Dataset records:
-- -- --

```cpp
__global__ void __launch_bounds__(256) k_master_to_half(const float* __restrict__ master, uint16_t* __restrict__ half, uint32_t n) {
    for (uint32_t i = blockIdx.x * blockDim.x + threadIdx.x; i < n; i += gridDim.x * blockDim.x) { const half_t h = (half_t)master[i];
        half[i] = __builtin_bit_cast(uint16_t, h); }
}
__global__ void __launch_bounds__(256) k_copy_params(const uint4* __restrict__ src, uint4* __restrict__ dst, uint32_t n16,
        const uint16_t* __restrict__ src_tail, uint16_t* __restrict__ dst_tail, uint32_t n_tail) {
    for (uint32_t i = blockIdx.x * blockDim.x + threadIdx.x; i < n16; i += gridDim.x * blockDim.x) dst[i] = src[i];
    if (blockIdx.x == 0 && threadIdx.x < n_tail) dst_tail[threadIdx.x] = src_tail[threadIdx.x];
}
void launch_copy_params(hipStream_t s, const uint16_t* src, uint16_t* dst, uint32_t n) {
    const uint32_t n16 = n / 8u, tail = n - n16 * 8u;
    const uint32_t blocks = n16 >= 512u * 256u ? 512u : (n16 + 255u) / 256u + (n16 == 0u ? 1u : 0u);
    hipLaunchKernelGGL(k_copy_params, dim3(blocks), dim3(256), 0, s, reinterpret_cast<const uint4*>(src), reinterpret_cast<uint4*>(dst), n16,
            src + (size_t)n16 * 8u, dst + (size_t)n16 * 8u, tail);
}
__global__ void __launch_bounds__(256) k_state_unpack(const float* __restrict__ rec, int which, uint32_t* __restrict__ dst, uint32_t n) {
    for (uint32_t i = blockIdx.x * blockDim.x + threadIdx.x; i < n; i += gridDim.x * blockDim.x) {
        const float* r = rec + 32u * (size_t)(i >> 3);
        dst[i] = which < 3 ? __builtin_bit_cast(uint32_t, r[8 * which + (i & 7u)]) : (uint32_t)reinterpret_cast<const uint16_t*>(r + 24)[i & 7u];
    }
}
__global__ void __launch_bounds__(256) k_state_pack_master(const float* __restrict__ master, float* __restrict__ rec, uint32_t n) {
    for (uint32_t i = blockIdx.x * blockDim.x + threadIdx.x; i < n; i += gridDim.x * blockDim.x) rec[32u * (size_t)(i >> 3) + (i & 7u)] = master[i];
}
void launch_state_unpack(hipStream_t s, const float* rec, int which, void* dst, uint32_t n) {
    hipLaunchKernelGGL(k_state_unpack, dim3(2048), dim3(256), 0, s, rec, which, static_cast<uint32_t*>(dst), n);
}
void launch_state_pack_master(hipStream_t s, const float* master, float* rec, uint32_t n) {
    hipLaunchKernelGGL(k_state_pack_master, dim3(2048), dim3(256), 0, s, master, rec, n);
}
typedef uint32_t ck_u32x4 __attribute__((ext_vector_type(4)));
__global__ void __launch_bounds__(256) k_state_unpack_range(const float* __restrict__ rec, int which, ck_u32x4* __restrict__ dst, uint32_t first_chunk,
        uint32_t n_chunks) {
    const uint32_t n_pieces = 2u * n_chunks;
    for (uint32_t i = blockIdx.x * blockDim.x + threadIdx.x; i < n_pieces; i += gridDim.x * blockDim.x) {
        const float* r = rec + 32u * (size_t)(first_chunk + (i >> 1)) + 8u * (uint32_t)which + 4u * (i & 1u);
        dst[i] = *reinterpret_cast<const ck_u32x4*>(r);
    }
}
__global__ void __launch_bounds__(256) k_state_pack_range(float* __restrict__ rec, int which, const ck_u32x4* __restrict__ src, uint32_t first_chunk,
        uint32_t n_chunks) {
    const uint32_t n_pieces = 2u * n_chunks;
    for (uint32_t i = blockIdx.x * blockDim.x + threadIdx.x; i < n_pieces; i += gridDim.x * blockDim.x) {
        float* r = rec + 32u * (size_t)(first_chunk + (i >> 1)) + 8u * (uint32_t)which + 4u * (i & 1u);
        *reinterpret_cast<ck_u32x4*>(r) = src[i];
    }
}
__global__ void __launch_bounds__(256) k_steps_unpack_range(const ck_u32x4* __restrict__ base16, uint32_t stride16, ck_u32x4* __restrict__ dst,
        uint32_t first_chunk, uint32_t n_chunks) {
    for (uint32_t c = blockIdx.x * blockDim.x + threadIdx.x; c < n_chunks; c += gridDim.x * blockDim.x) {
        const ck_u32x4 v = base16[(size_t)(first_chunk + c) * stride16];
        dst[2u * c] = ck_u32x4{ v[0] & 0xffffu, v[0] >> 16, v[1] & 0xffffu, v[1] >> 16 };
        dst[2u * c + 1u] = ck_u32x4{ v[2] & 0xffffu, v[2] >> 16, v[3] & 0xffffu, v[3] >> 16 };
    }
}
__global__ void __launch_bounds__(256) k_steps_pack_range(ck_u32x4* __restrict__ base16, uint32_t stride16, const ck_u32x4* __restrict__ src,
        uint32_t first_chunk, uint32_t n_chunks) {
    for (uint32_t c = blockIdx.x * blockDim.x + threadIdx.x; c < n_chunks; c += gridDim.x * blockDim.x) {
        const ck_u32x4 a = src[2u * c], b = src[2u * c + 1u];
        const auto pk = [](uint32_t lo, uint32_t hi) -> uint32_t { return (lo < 65535u ? lo : 65535u) | ((hi < 65535u ? hi : 65535u) << 16); };
        base16[(size_t)(first_chunk + c) * stride16] = ck_u32x4{ pk(a[0], a[1]), pk(a[2], a[3]), pk(b[0], b[1]), pk(b[2], b[3]) };
    }
}
__global__ void __launch_bounds__(256) k_ema_step_unpack_range(const float* __restrict__ rec, uint32_t* __restrict__ dst, uint32_t first_chunk,
        uint32_t n_chunks) {
    const uint32_t n_quads = (n_chunks + 3u) >> 2;
    for (uint32_t q = blockIdx.x * blockDim.x + threadIdx.x; q < n_quads; q += gridDim.x * blockDim.x) {
        const uint32_t c = 4u * q; const uint32_t* w = reinterpret_cast<const uint32_t*>(rec) + 32u * (size_t)(first_chunk + c) + 28u;
        if (c + 4u <= n_chunks) reinterpret_cast<ck_u32x4*>(dst)[q] = ck_u32x4{ w[0], w[32], w[64], w[96] };
        else for (uint32_t j = 0; c + j < n_chunks; ++j) dst[c + j] = w[32u * j];
    }
}
__global__ void __launch_bounds__(256) k_ema_step_pack_range(float* __restrict__ rec, const uint32_t* __restrict__ src, uint32_t first_chunk,
        uint32_t n_chunks) {
    const uint32_t n_quads = (n_chunks + 3u) >> 2;
    for (uint32_t q = blockIdx.x * blockDim.x + threadIdx.x; q < n_quads; q += gridDim.x * blockDim.x) {
        const uint32_t c = 4u * q; uint32_t* w = reinterpret_cast<uint32_t*>(rec) + 32u * (size_t)(first_chunk + c) + 28u;
        if (c + 4u <= n_chunks) { const ck_u32x4 v = reinterpret_cast<const ck_u32x4*>(src)[q]; w[0] = v[0]; w[32] = v[1]; w[64] = v[2]; w[96] = v[3]; }
        else for (uint32_t j = 0; c + j < n_chunks; ++j) w[32u * j] = src[c + j];
    }
}
static uint32_t range_blocks(uint32_t lanes) { const uint32_t b = (lanes + 255u) / 256u; return b < 1u ? 1u : (b > 2048u ? 2048u : b); }
void launch_state_unpack_range(hipStream_t s, const float* rec, int which, void* dst, uint32_t first_chunk, uint32_t n_chunks) {
    if (n_chunks == 0u) return;
    if (which < 3) hipLaunchKernelGGL(k_state_unpack_range, dim3(range_blocks(2u * n_chunks)), dim3(256), 0, s, rec, which, static_cast<ck_u32x4*>(dst),
            first_chunk, n_chunks);
    else if (which == 3) hipLaunchKernelGGL(k_steps_unpack_range, dim3(range_blocks(n_chunks)), dim3(256), 0, s,
            reinterpret_cast<const ck_u32x4*>(rec + 24), 8u, static_cast<ck_u32x4*>(dst), first_chunk, n_chunks);
    else hipLaunchKernelGGL(k_ema_step_unpack_range, dim3(range_blocks((n_chunks + 3u) >> 2)), dim3(256), 0, s, rec, static_cast<uint32_t*>(dst), first_chunk,
            n_chunks);
}
void launch_state_pack_range(hipStream_t s, float* rec, int which, const void* src, uint32_t first_chunk, uint32_t n_chunks) {
    if (n_chunks == 0u) return;
    if (which < 3) hipLaunchKernelGGL(k_state_pack_range, dim3(range_blocks(2u * n_chunks)), dim3(256), 0, s, rec, which, static_cast<const ck_u32x4*>(src),
            first_chunk, n_chunks);
    else if (which == 3) hipLaunchKernelGGL(k_steps_pack_range, dim3(range_blocks(n_chunks)), dim3(256), 0, s, reinterpret_cast<ck_u32x4*>(rec + 24), 8u,
            static_cast<const ck_u32x4*>(src), first_chunk, n_chunks);
    else hipLaunchKernelGGL(k_ema_step_pack_range, dim3(range_blocks((n_chunks + 3u) >> 2)), dim3(256), 0, s, rec, static_cast<const uint32_t*>(src), first_chunk,
            n_chunks);
}
void launch_steps16_unpack_range(hipStream_t s, const uint16_t* steps16, void* dst, uint32_t first_chunk, uint32_t n_chunks) {
    if (n_chunks) hipLaunchKernelGGL(k_steps_unpack_range, dim3(range_blocks(n_chunks)), dim3(256), 0, s, reinterpret_cast<const ck_u32x4*>(steps16), 1u,
            static_cast<ck_u32x4*>(dst), first_chunk, n_chunks);
}
void launch_steps16_pack_range(hipStream_t s, uint16_t* steps16, const void* src, uint32_t first_chunk, uint32_t n_chunks) {
    if (n_chunks) hipLaunchKernelGGL(k_steps_pack_range, dim3(range_blocks(n_chunks)), dim3(256), 0, s, reinterpret_cast<ck_u32x4*>(steps16), 1u,
            static_cast<const ck_u32x4*>(src), first_chunk, n_chunks);
}
void launch_master_to_half(hipStream_t s, const float* master, uint16_t* half, uint32_t n) {
    hipLaunchKernelGGL(k_master_to_half, dim3(1024), dim3(256), 0, s, master, half, n);
}

void launch_optimizer(hipStream_t s, const ParamPtrs& p, const OptimConst& oc, const DevState* st, DevState* st_next, const OptimNext& nx,
        uint32_t lazy_below) {
    const uint32_t chunks = oc.n_params >> 3;
    uint32_t cap = chunks / (256u * 8u); if (cap < 1024u) cap = 1024u; if (cap > 2048u) cap = 2048u;
    uint32_t blocks = (chunks + 255) / 256; if (blocks > cap) blocks = cap; if (blocks < 1u) blocks = 1u;
    const dim3 grid(blocks + nx.cand_blocks + nx.pos_blocks); const bool live = nx.pos_blocks && nx.live.occ_bits;
#define MON_OPT_LAUNCH(D, L, O) do { if (live) hipLaunchKernelGGL((k_optimizer<D, L, O, true>), grid, dim3(256), 0, s, p, oc, st, st_next, nx, lazy_below); \
        else hipLaunchKernelGGL((k_optimizer<D, L, O, false>), grid, dim3(256), 0, s, p, oc, st, st_next, nx, lazy_below); } while (0)
    if (p.gpart && p.all_levels_dense) {
        if ((size_t)blocks * 256u >= chunks) MON_OPT_LAUNCH(true, false, true);
        else MON_OPT_LAUNCH(true, false, false);
    }
    else if (p.lazy) MON_OPT_LAUNCH(false, true, false);
    else MON_OPT_LAUNCH(false, false, false);
#undef MON_OPT_LAUNCH
}

}
```

ro-map_amd/csrc/model.cpp:

```cpp
#include <cmath>
#include <cstdarg>
#include <cstdio>
#include <cstdlib>
#include <algorithm>
#include <atomic>
#include <chrono>
#include <cstring>
#include <map>
#include <mutex>
#include <string>
#include <vector>
#include <dlfcn.h>
#include <unistd.h>
#include <zlib.h>
#include "model.h"
#include "xorwow.h"

namespace mon {

static thread_local std::string g_err;
void set_error(const char* fmt, ...) {
    char buf[1024]; va_list ap; va_start(ap, fmt); vsnprintf(buf, sizeof(buf), fmt, ap); va_end(ap); g_err = buf;
}
const char* last_error() { return g_err.c_str(); }
// ... 290 lines not shown
    InferShared* sh = static_cast<InferShared*>(d->upload); std::lock_guard<std::mutex> one(sh->mu);
    uint8_t* st_rgb = d->h_stage, *st_inst = st_rgb + px * 4; float* st_depth = reinterpret_cast<float*>(st_inst + ((px + 15) & ~(size_t)15));
    float* st_pose = st_depth + (d->use_depth ? px : 0);
    std::memcpy(st_rgb, rgb, px * (size_t)ch); std::memcpy(st_inst, inst, px); std::memcpy(st_pose, Twc, 64);
    launch_pack_frame(sh->stream, st_rgb, ch, ri, bi, st_inst, d->d_rgba + px * id, (uint32_t)px);
    if (d->use_depth) { std::memcpy(st_depth, depth, px * 4); launch_copy_from_host(sh->stream, st_depth, d->d_depth + px * id, (uint32_t)px); }
    launch_copy_from_host(sh->stream, st_pose, d->d_poses + 16 * (size_t)id, 16u);
    HIPCHECK(hipStreamSynchronize(sh->stream)); HIPCHECK(hipGetLastError());
    if (id + 1 > d->n_frames) d->n_frames = id + 1;
    d->present[id] = 1;
    return MON_OK;
}
int dataset_update_poses(Dataset* d, uint32_t first, uint32_t n, const float* Twc16s) {
    if (!d || !Twc16s || first + n > d->max_frames) {
        set_error("update_poses: frames %u..%u outside the dataset (%u frames)", first, first + n, d ? d->max_frames : 0u); return MON_ERR_ARG; }
    HIPCHECK(use_device(d->device));
    HIPCHECK(hipMemcpy(d->d_poses + 16 * (size_t)first, Twc16s, 64 * (size_t)n, hipMemcpyHostToDevice));
    return MON_OK;
}
int dataset_destroy(Dataset* d) {
    if (!d) return MON_OK;
    use_device(d->device);
    if (d->d_rgba) hipFree(d->d_rgba);
    if (d->d_depth) hipFree(d->d_depth);
    if (d->d_poses) hipFree(d->d_poses);
    if (d->h_stage) hipHostFree(d->h_stage);
    delete d; return MON_OK;
}

static std::mutex g_stream_mu; static std::map<int, std::vector<hipStream_t>> g_stream_pool;
static int stream_acquire(int device, hipStream_t* out) {
    { std::lock_guard<std::mutex> l(g_stream_mu); auto& v = g_stream_pool[device]; if (!v.empty()) { *out = v.back(); v.pop_back(); return MON_OK; } }
    HIPCHECK(hipStreamCreateWithFlags(out, hipStreamNonBlocking));
    return MON_OK;
}
static void stream_release(int device, hipStream_t s) { std::lock_guard<std::mutex> l(g_stream_mu); g_stream_pool[device].push_back(s); }
int stream_pool_reserve(int device, int n) {
    HIPCHECK(use_device(device));
    std::vector<hipStream_t> fresh;
    { std::lock_guard<std::mutex> l(g_stream_mu); n -= (int)g_stream_pool[device].size(); }
    int rc = MON_OK;
    for (int i = 0; i < n; ++i) {
        hipStream_t s; const hipError_t e = hipStreamCreateWithFlags(&s, hipStreamNonBlocking);
        if (e != hipSuccess) { set_error("hipStreamCreateWithFlags failed: %s", hipGetErrorString(e)); rc = MON_ERR_HIP; break; }
        fresh.push_back(s);
    }
    std::lock_guard<std::mutex> l(g_stream_mu); for (hipStream_t s : fresh) g_stream_pool[device].push_back(s);
    return rc;
}

struct InferState {
    InferShared* shared = nullptr;
    uint16_t* snap[2] = { nullptr, nullptr }; hipEvent_t ready[2] = { nullptr, nullptr }; uint32_t step_of[2] = { 0, 0 }; bool written[2] = { false, false };
    int latest = -1, readers[2] = { 0, 0 }; std::mutex mu;
    uint64_t epoch_of[2] = { 0, 0 };
    std::atomic<bool> wanted{ false }; std::chrono::steady_clock::time_point last_pub{};
    BatchPtrs rb{}; float *out_all = nullptr, *out_rgb = nullptr, *out_depth = nullptr, *out_mask = nullptr; size_t out_cap = 0; uint16_t* frag = nullptr;
    std::vector<void*> grown;
    RenderSkipSide rskip;
};

template <class T> static int dev_alloc(Model& m, T*& p, size_t n, bool zero = true) {
    void* q = nullptr; const size_t bytes = (n ? n : 1) * sizeof(T);
    HIPCHECK(hipMalloc(&q, bytes));
    if (zero) HIPCHECK(hipMemset(q, 0, bytes));
    m.allocs.push_back(q); p = (T*)q; return MON_OK;
}

static constexpr uint32_t kRenderChunkRays = 16384;

static int rskip_alloc(Model& m, RenderSkipSide& k) {
    if (k.d_grid) return MON_OK;
    int rc;
    if ((rc = dev_alloc(m, k.d_grid, kOccWords)) || (rc = dev_alloc(m, k.d_raw, kOccWords)) || (rc = dev_alloc(m, k.d_stats, 4))) return rc;
    HIPCHECK(hipHostMalloc((void**)&k.h_stats, 16, hipHostMallocDefault)); std::memset(k.h_stats, 0, 16);
    return MON_OK;
}
static const uint32_t* rskip_grid(Model& m, RenderSkipSide& k, hipStream_t s, float alpha, const uint16_t* prm, uint64_t epoch, uint16_t* frag) {
    if (!k.d_grid) return nullptr;
    if (!k.pinned && (!k.built || k.epoch != epoch || k.alpha != alpha)) {
        if (alpha <= 0.f) {
            (void)hipMemsetAsync(k.d_raw, 0xff, kOccWords * 4, s); (void)hipMemsetAsync(k.d_grid, 0xff, kOccWords * 4, s);
        } else {
            double diag2 = 0.0; for (int a = 0; a < 3; ++a) diag2 += (double)(m.oc.aabb.mx[a] - m.oc.aabb.mn[a]) * (m.oc.aabb.mx[a] - m.oc.aabb.mn[a]);
            const double dt = std::max(std::sqrt(diag2) / (2.0 * m.oc.S), 1e-9);
            launch_occupancy_update(s, m.lf, m.nd, prm, m.oc, frag, (float)std::log(-std::log1p(-(double)alpha) / dt), k.d_raw, k.d_grid);
        }
        k.built = true; k.epoch = epoch; k.alpha = alpha; ++k.builds;
    }
    return k.d_grid;
}
static RenderSkipArgs rskip_begin(Model& m, RenderSkipSide& k, hipStream_t s, bool on, float alpha, const uint16_t* prm, uint64_t epoch, uint16_t* frag) {
    k.active = false;
    if (!on || !k.d_grid) return RenderSkipArgs{};
    rskip_grid(m, k, s, alpha, prm, epoch, frag);
    (void)hipMemsetAsync(k.d_stats, 0, 16, s);
    k.active = true;
    RenderSkipArgs a; a.bits = k.d_grid; a.stats = k.d_stats; return a;
}
static void rskip_read(hipStream_t s, RenderSkipSide& k) { if (k.active) launch_copy_params(s, reinterpret_cast<const uint16_t*>(k.d_stats),
        reinterpret_cast<uint16_t*>(k.h_stats), 4u); }
static void rskip_end(RenderSkipSide& k) { if (k.active) { k.samples_live = k.h_stats[0]; k.samples_in_box = k.h_stats[1]; } }
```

-- -- --

Brief:
Reproduce each line of the material that mentions "RenderSkipArgs".

Your response:
static RenderSkipArgs rskip_begin(Model& m, RenderSkipSide& k, hipStream_t s, bool on, float alpha, const uint16_t* prm, uint64_t epoch, uint16_t* frag) {
    if (!on || !k.d_grid) return RenderSkipArgs{};
    RenderSkipArgs a; a.bits = k.d_grid; a.stats = k.d_stats; return a;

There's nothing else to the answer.